‘DOCTORING’
CAERS SUBSTACK ARTICLE #19
In my previous article I explored what doctors can offer patients. This article looks at how we do that. As is so often the case in life, the ‘how’ can be at least as important as the ‘what’.
You might be surprised that there is more than one way that doctors do what we do. Emmanuel and Emmanuel examined this many years ago and we’ll see shortly that their work relates to ethics in a very crucial way. They suggested that there are four ways that doctors can assist patients: 1) by being providers of information; 2) by being interpreters of that information; 3) by helping patients to deliberate about that information; 4) by making decisions for patients. Fittingly, these models are referred to as informative, interpretive, deliberative and paternalistic, respectively.
The informative method is straightforward—the patient simply wants to be educated, something that is hopefully accomplished with every doctor visit of any kind. A good example is a person wanting to understand more about cholesterol in general before doing any testing. The interpretive visit goes a step further and involves that same patient wanting to understand the significance of their specific cholesterol levels after laboratory testing is complete.
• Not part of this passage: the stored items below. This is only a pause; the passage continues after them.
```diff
@@ -180,11 +190,20 @@
   const int grp = tid >> 4, lane = tid & 15;
   const bool own = tid < nb;
   int e = 0;
+  int p0 = 0, nz = 0;
+  if constexpr (LRES) {
+    p0 = a_rowptr[r0];
+    nz = a_rowptr[r0 + nb] - p0;
+  }
+  CG_STAMP(1);
   constexpr int NU = CG_MAX_UCOLS / CG_THREADS;
   int ucol[NU];
 #pragma unroll
-  for (int k = 0; k < NU; ++k) ucol[k] = tid + CG_THREADS * k < nu ? u_cols[u0 + tid + CG_THREADS * k] : -1;
-  if (tid < MAXB) gs[tid] = 0.0;
+  for (int k = 0; k < NU; ++k) {
+    const int c = tid + CG_THREADS * k;
+    const int v = u_cols[c < nu ? u0 + c : 0];
+    ucol[k] = c < nu ? v : -1;
+  }
 
   double pa[8], pb[8];
   auto fetch = [&](int q, double(&pv)[8]) {
@@ -268,28 +287,95 @@
 
   double va[LRES ? 1 : CG_PF];
   int la[LRES ? 1 : CG_PF];
+  constexpr int LB = CG_LPOOL / CG_THREADS / 2;
+  static_assert(2 * LB * CG_THREADS == CG_LPOOL, "two register sets hold the pool");
+  constexpr bool TWO_SETS = RPG <= 6;
+  double sva[LRES ? LB : 1], svb[LRES && TWO_SETS ? LB : 1];
+  int sca[LRES ? LB : 1], scb[LRES && TWO_SETS ? LB : 1], lr = 0;
+  const bool more = nz > LB * CG_THREADS;
+  auto stage_load = [&](int k0, double *sv, int *sc) {
+#pragma unroll
+    for (int k = 0; k < LB; ++k) {
+      const int q = tid + CG_THREADS * (k0 + k);
+      sv[k] = a_val[q < nz ? p0 + q : 0];
+      sc[k] = a_lidx[q < nz ? p0 + q : 0];
+    }
+  };
+  auto stage_store = [&](int k0, const double *sv, const int *sc) {
+#pragma unroll
+    for (int k = 0; k < LB; ++k) {
+      const int q = tid + CG_THREADS * (k0 + k);
+      if (q < nz) {
+        lval[q] = sv[k];
+        lidx[q] = (uint16_t)sc[k];
+      }
+    }
+  };
   if constexpr (LRES) {
-    const int p0 = a_rowptr[r0], nz = a_rowptr[r0 + nb] - p0;
-    for (int q = tid; q < nz; q += CG_THREADS) {
-      lval[q] = a_val[p0 + q];
-      lidx[q] = a_lidx[p0 + q];
-    }
-    if (tid <= nb) lrow[tid] = a_rowptr[r0 + tid] - p0;
-  }
+    lr = a_rowptr[r0 + (tid <= nb ? tid : 0)];
+    stage_load(0, sva, sca);
+    if constexpr (TWO_SETS)
+      if (more) stage_load(LB, svb, scb);
+  }
+  const double x_own = x[own ? r0 + tid : 0], b_own = b[own ? r0 + tid : 0];
+  double xg[NU];
+#pragma unroll
+  for (int k = 0; k < NU; ++k) xg[k] = x[ucol[k] >= 0 ? ucol[k] : 0];
+  CG_STAMP(2);
+  if (tid < MAXB) gs[tid] = 0.0;
+  if constexpr (LRES) {
+    stage_store(0, sva, sca);
+    if (more) {
+      if constexpr (TWO_SETS) {
+        stage_store(LB, svb, scb);
+      } else {
+        stage_load(LB, sva, sca);
+        stage_store(LB, sva, sca);
+      }
+    }
+    if (tid <= nb) lrow[tid] = lr - p0;
+  }
+  CG_STAMP(3);
   auto prefetch_A = [&]() {
     if constexpr (!LRES) cg_spmv_prefetch(s0, s1, sval, slidx, ht, va, la);
   };
   auto block_spmv = [&]() {
     if constexpr (LRES) {
-#pragma unroll
-      for (int r = 0; r < RPG; ++r) {
-        const int q = grp + CG_NG * r;
-        if (q < nb) {
-          const int e1 = lrow[q + 1];
+      constexpr int RI = RPG <= 6 ? 3 : 2, LT = RPG <= 6 ? 6 : 4;
+#pragma unroll
+      for (int rb = 0; rb < RPG; rb += RI) {
+        int e0[RI], e1[RI], ci[RI][LT];
+        double av[RI][LT], xv[RI][LT];
+#pragma unroll
+        for (int i = 0; i < RI; ++i) {
+          const int q = grp + CG_NG * (rb + i);
+          e0[i] = lrow[q < nb ? q : 0] + lane;
+          e1[i] = lrow[q < nb ? q + 1 : 0];
+        }
+#pragma unroll
+        for (int i = 0; i < RI; ++i) {
+          if (grp + CG_NG * (rb + i) >= nb) e1[i] = 0;
+#pragma unroll
+          for (int t = 0; t < LT; ++t) {
+            const int en = e0[i] + 16 * t, es = en < e1[i] ? en : 0;
+            ci[i][t] = lidx[es];
+            av[i][t] = lval[es];
+          }
+        }
+#pragma unroll
+        for (int i = 0; i < RI; ++i)
+#pragma unroll
+          for (int t = 0; t < LT; ++t) xv[i][t] = xst[ci[i][t]];
+#pragma unroll
+        for (int i = 0; i < RI; ++i) {
+          const int q = grp + CG_NG * (rb + i);
           double acc = 0.0;
-          for (int e = lrow[q] + lane; e < e1; e += 16) acc += lval[e] * xst[lidx[e]];
+#pragma unroll
+          for (int t = 0; t < LT; ++t)
+            acc = e0[i] + 16 * t < e1[i] ? __builtin_fma(av[i][t], xv[i][t], acc) : acc;
+          for (int en = e0[i] + 16 * LT; en < e1[i]; en += 16) acc = __builtin_fma(lval[en], xst[lidx[en]], acc);
           acc = cg_group_sum<16>(acc);
-          if (lane == 0) hvs[q] = acc;
+          if (lane == 0 && q < nb) hvs[q] = acc;
         }
       }
     } else {
@@ -297,26 +383,27 @@
     }
   };
 
-  double bi = 0.0;
-  if (own) {
-    xs[tid] = x[r0 + tid];
-    bi = b[r0 + tid];
-  }
+  const double bi = own ? b_own : 0.0;
+  if (own) xs[tid] = x_own;
 #pragma unroll
   for (int k = 0; k < NU; ++k)
-    if (ucol[k] >= 0) xst[tid + CG_THREADS * k] = x[ucol[k]];
+    if (ucol[k] >= 0) xst[tid + CG_THREADS * k] = xg[k];
   prefetch_A();
   __syncthreads();
+  CG_STAMP(4);
   block_spmv();
   __syncthreads();
+  CG_STAMP(5);
   prefetch_P();
   if (own) gs[tid] = hvs[tid] - bi;
   __syncthreads();
   apply_P();
+  CG_STAMP(6);
   double tot3[3];
   {
     const double part[3] = {own ? gs[tid] * gs[tid] : 0.0, own ? bi * bi : 0.0, own ? gs[tid] * hs[tid] : 0.0};
     cg_post<3>(part, box, e, nwg, sh, &s_err, wg == drop_wg);
+    CG_STAMP(7);
     prefetch_A();
     if (!cg_collect<3>(tot3, box, e++, bc, &s_err)) {
       if (tid == 0) __hip_atomic_store(err_dev, 1, __ATOMIC_RELAXED, __HIP_MEMORY_SCOPE_AGENT);
@@ -328,6 +415,7 @@
       return;
     }
   }
+  CG_STAMP(8);
   const double tol = rtol * sqrt(tot3[1]);
   double res = sqrt(tot3[0]), gh = tot3[2], beta = 0.0;
   int it = 0;
@@ -337,30 +425,49 @@
     ++it;
     const double *Dp = (it & 1) ? D0 : D1;
     double *Dc = (it & 1) ? D1 : D0;
-#pragma unroll
-    for (int k = 0; k < NU; ++k)
-      if (ucol[k] >= 0) {
-        const int j = ucol[k];
-        xst[tid + CG_THREADS * k] = it == 1 ? -ld_agent(H + j) : __builtin_fma(beta, ld_agent(Dp + j), -ld_agent(H + j));
-      }
+    {
+      double hn[NU], dn[NU];
+      if (it == 1) {
+#pragma unroll
+        for (int k = 0; k < NU; ++k) hn[k] = ld_agent(H + (ucol[k] >= 0 ? ucol[k] : 0));
+#pragma unroll
+        for (int k = 0; k < NU; ++k)
+          if (ucol[k] >= 0) xst[tid + CG_THREADS * k] = -hn[k];
+      } else {
+#pragma unroll
+        for (int k = 0; k < NU; ++k) {
+          const int j = ucol[k] >= 0 ? ucol[k] : 0;
+          dn[k] = ld_agent(Dp + j);
+          hn[k] = ld_agent(H + j);
+        }
+#pragma unroll
+        for (int k = 0; k < NU; ++k)
+          if (ucol[k] >= 0) xst[tid + CG_THREADS * k] = __builtin_fma(beta, dn[k], -hn[k]);
+      }
+    }
     if (own) {
       const double dcur = it == 1 ? -hs[tid] : __builtin_fma(beta, ds[tid], -hs[tid]);
       ds[tid] = dcur;
       st_agent(Dc + r0 + tid, dcur);
     }
     __syncthreads();
+    const int ts = 9 + 7 * (it - 1);
+    CG_STAMP(ts);
     block_spmv();
     __syncthreads();
+    CG_STAMP(ts + 1);
     double tot1[1];
     {
       const double part[1] = {own ? ds[tid] * hvs[tid] : 0.0};
       cg_post<1>(part, box, e, nwg, sh, &s_err);
+      CG_STAMP(ts + 2);
       prefetch_P();
       if (!cg_collect<1>(tot1, box, e++, bc, &s_err)) {
         dead = true;
         break;
       }
     }
+    CG_STAMP(ts + 3);
     const double alpha = gh / tot1[0];
     if (own) {
       xs[tid] += alpha * ds[tid];
@@ -368,16 +475,19 @@
     }
     __syncthreads();
     apply_P();
+    CG_STAMP(ts + 4);
     double tot2[2];
     {
       const double part[2] = {own ? gs[tid] * gs[tid] : 0.0, own ? gs[tid] * hs[tid] : 0.0};
       cg_post<2>(part, box, e, nwg, sh, &s_err);
+      CG_STAMP(ts + 5);
       prefetch_A();
       if (!cg_collect<2>(tot2, box, e++, bc, &s_err)) {
         dead = true;
         break;
       }
     }
+    CG_STAMP(ts + 6);
     res = sqrt(fabs(tot2[0]));
     conv = res <= tol ? 1 : ((it >= maxiter || res != res) ? 2 : 0);
     beta = tot2[1] / gh;
@@ -393,6 +503,7 @@
     asm volatile("s_waitcnt vmcnt(0)" ::: "memory");
     __hip_atomic_store(pub_flag, seq, __ATOMIC_RELAXED, __HIP_MEMORY_SCOPE_SYSTEM);
   }
+#undef CG_STAMP
 }
 
 void build_cg_plan(nsx_handle *h) {
@@ -493,6 +604,33 @@
             h->cg_max_wg, per_cu_res[0], per_cu_res[1], per_cu_lres[0], per_cu_lres[1]);
 }
 
+static void cg_trace_dump(nsx_handle *h, const DevBuf<unsigned long long> &buf, const char *path, int launch, int nwg, int rpg, bool lres, int steps) {
+  std::vector<unsigned long long> tr((size_t)nwg * CG_NW * CG_TRACE_N);
+  buf.download(tr.data(), tr.size(), h->stream);
+  FILE *f = fopen(path, "w");
+  if (!f) return;
+  fprintf(f, "# k_cg_schur<%d,%s> launch %d: %d workgroups, %d iterations; per wave: workgroup wave rows ucols entries, then %d stamps in ticks of 10 ns relative to the grid's first stamp (-1: not reached)\n"
+             "# 0 start, 1 descriptors read, 2 P_b in registers, 3 operator in LDS, 4 first gather, 5 first product, 6 first apply_P, 7 exchange 0 posted, 8 collected; then per iteration:\n"
+             "# gather done, product done, exchange 1 posted, collected, update and apply_P done, exchange 2 posted, collected\n",
+          rpg, lres ? "true" : "false", launch, nwg, steps, CG_TRACE_N);
+  unsigned long long t0 = ~0ull;
+  for (size_t q = 0; q < tr.size(); q += CG_TRACE_N)
+    if (tr[q]) t0 = std::min(t0, tr[q]);
+  const std::vector<int32_t> &bp = h->schedS.block_ptr_h, &rp = h->gS.host.rowptr;
+  std::vector<int32_t> up((size_t)nwg + 1);
+  h->cgplan.u_ptr.download(up.data(), up.size(), h->stream);
+  for (int b = 0; b < nwg; ++b)
+    for (int w = 0; w < CG_NW; ++w) {
+      fprintf(f, "%d %d %d %d %d", b, w, bp[b + 1] - bp[b], up[b + 1] - up[b], rp[bp[b + 1]] - rp[bp[b]]);
+      for (int k = 0; k < CG_TRACE_N; ++k) {
+        const unsigned long long v = tr[((size_t)b * CG_NW + w) * CG_TRACE_N + k];
+        fprintf(f, " %lld", v ? (long long)(v - t0) : -1ll);
+      }
+      fprintf(f, "\n");
+    }
+  fclose(f);
+}
+
 bool cg_schur_persistent(nsx_handle *h, double *x, const double *b, double rtol, int maxiter, int *steps, double *last, int *status) {
   const IluSchedule &s = h->schedS;
   const CgPlan &pl = h->cgplan;
@@ -513,13 +651,21 @@
   double *pub_vals = h->pub_dev + S_CGP;
   unsigned long long *pub_flag = (unsigned long long *)(h->pub_dev + N_SLOTS);
   ProfEntry *pe = nullptr;
+  static int n_launches = 0;
+  DevBuf<unsigned long long> trace_buf;
+  const char *trace_path = getenv("NSX_CG_TRACE");
+  const bool traced = trace_path && ++n_launches == (getenv("NSX_CG_TRACE_CALL") ? atoi(getenv("NSX_CG_TRACE_CALL")) : 100);
+  if (traced) {
+    trace_buf.alloc((size_t)s.n_blocks * CG_NW * CG_TRACE_N);
+    trace_buf.zero(h->stream);
+  }
   {
     LaunchScope ls(h, "cg_S", 0.0);
     pe = ls.e;
 #define NSX_CG_GO(PRES_, LRES_)                                                                                                                       \
   hipLaunchKernelGGL((k_cg_schur<PRES_, LRES_>), dim3(s.n_blocks), dim3(CG_THREADS), 0, h->stream, s.block_ptr.p, pl.u_ptr.p, pl.u_cols.p, pl.s_ptr.p,  \
                      pl.s_val.p, pl.s_lidx.p, pl.s_info.p, s.dn_off.p, s.dn_P.p, b, x, D0, D1, H, rtol, maxiter, box, box_other, pub_vals, pub_flag, seq, \
-                     err_dev, h->gx_drop_wg, h->gS.rowptr.p, h->vSchur.p, pl.a_lidx.p)
+                     err_dev, h->gx_drop_wg, h->gS.rowptr.p, h->vSchur.p, pl.a_lidx.p, trace_buf.p)
     if (rpg == 6 && lres) NSX_CG_GO(6, true); else if (rpg == 8 && lres) NSX_CG_GO(8, true);
     else if (rpg == 6) NSX_CG_GO(6, false); else if (rpg == 8) NSX_CG_GO(8, false); else NSX_CG_GO(0, false);
 #undef NSX_CG_GO
@@ -551,6 +697,7 @@
   *steps = (int)h->pub_host[S_CGP];
   *last = h->pub_host[S_CGP + 1];
   *status = st;
+  if (traced) cg_trace_dump(h, trace_buf, trace_path, n_launches, s.n_blocks, rpg, lres, *steps);
   if (pe) pe->bytes += (lres ? 1.0 : (double)(*steps + 1)) * 10.0 * h->gS.nnz() + (double)(*steps + 1) * 48.0 * n + (pres ? 1.0 : (double)(*steps + 1)) * 8.0 * (double)s.dn_entries;
   return true;
 }
```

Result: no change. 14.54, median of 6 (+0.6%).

The deliberative model enhances the interaction between the patient and doctor wherein they discuss what might be done to lower the patient’s cholesterol if it is elevated. Such deliberation requires data, of course, but the decision to engage in certain interventions, such as consultation with a dietician or taking a medication, is done in the context of the patient’s value system. The doctor works with the patient to explore the various options in order to figure out what the patient feels is the best choice for them. Ultimately it is the patient who must make the decision because they are the ones with the high cholesterol that might contribute to a heart attack, not the doctor. And they are the ones who will have to take the cholesterol pill daily, for example, and assume the associated risks and suffer any possible side effects, not the doctor.
This model of interaction is considered the ideal because it respects the patient as a unique individual who is capable of making their own life decisions and should have the right to do so. However, if we look at the history of medicine, this model is relatively new.
Until recently, the fourth model, paternalism, has dominated medical practice: the doctor essentially made the decisions for the patient. In part that may have occurred in the past because people tended to visit doctors only after they had exhausted all other options and many of the measures used by doctors reflected that desperation. There are still many times when paternalism is appropriate: you are brought unconscious to a hospital with no one who can speak for you and the doctor must do what is medically necessary to save your life; or you are actively suicidal and the doctor must make a decision to admit you to hospital against your will for assessment in the hope of deterring you from harming yourself. And once you are no longer unconscious or someone can speak for you, for example, paternalism must end. But these are more the exception than the rule. So, how do we decide what qualifies as an exception? That’s where ethics enters with the concept of consent.
In the historical use of paternalism, the doctor communicated little to the patient and simply did what they thought should be done. Over time, as people became more educated and assertive, they demanded that the doctor explain the proposed treatment beforehand so as to allow for refusal. Initially the doctor would tell the patient what they, the doctor, thought the patient should know, but over time this evolved to telling each patient what the doctor thought most patients would want to know. It finally dawned on the profession that each patient is unique, as is their medical situation, and thus the information should be individualized to meet the needs of each particular patient. This process of relaying information is referred to as disclosure: making sure that all information, good and bad, that a patient feels could be helpful in making their decision around treatment be conveyed to them in a way that they can understand, with the opportunity to ask questions until satisfied. This is a crucial feature of the Nuremberg Code that developed after the atrocities of Nazi Germany during World War II. It was instrumental in the development of the concept of consent.
Consent involves three aspects: the disclosure mentioned above (‘informed’), capacity (the ability to understand and appreciate the nature of the disease and the proposed treatment, and capacity is always assumed until proven otherwise) and voluntariness (the patient is completely free to make their own decisions without coercion of any kind).
As is likely obvious, consent reflects the ‘how’ of practising medicine. Consent is supposed to guide us in everything we do as physicians. That means that we must provide a very powerful justification if we are to skirt the issue of consent. As with paternalism above, we must have very convincing reasons any time we ignore capacity, disclosure and voluntariness.
Has consent been utilized during the pandemic? Was disclosure adequately done? If not, were the justifications for not utilizing the process of consent or not disclosing information sufficiently powerful and applied appropriately? Were the boundaries as clear as when a patient is unconscious or suicidal?
I’ll explore voluntariness and capacity in other articles, because these elements of consent speak to the very heart of health care. Recent history has shown us what can happen when we do not reflect deeply enough on them.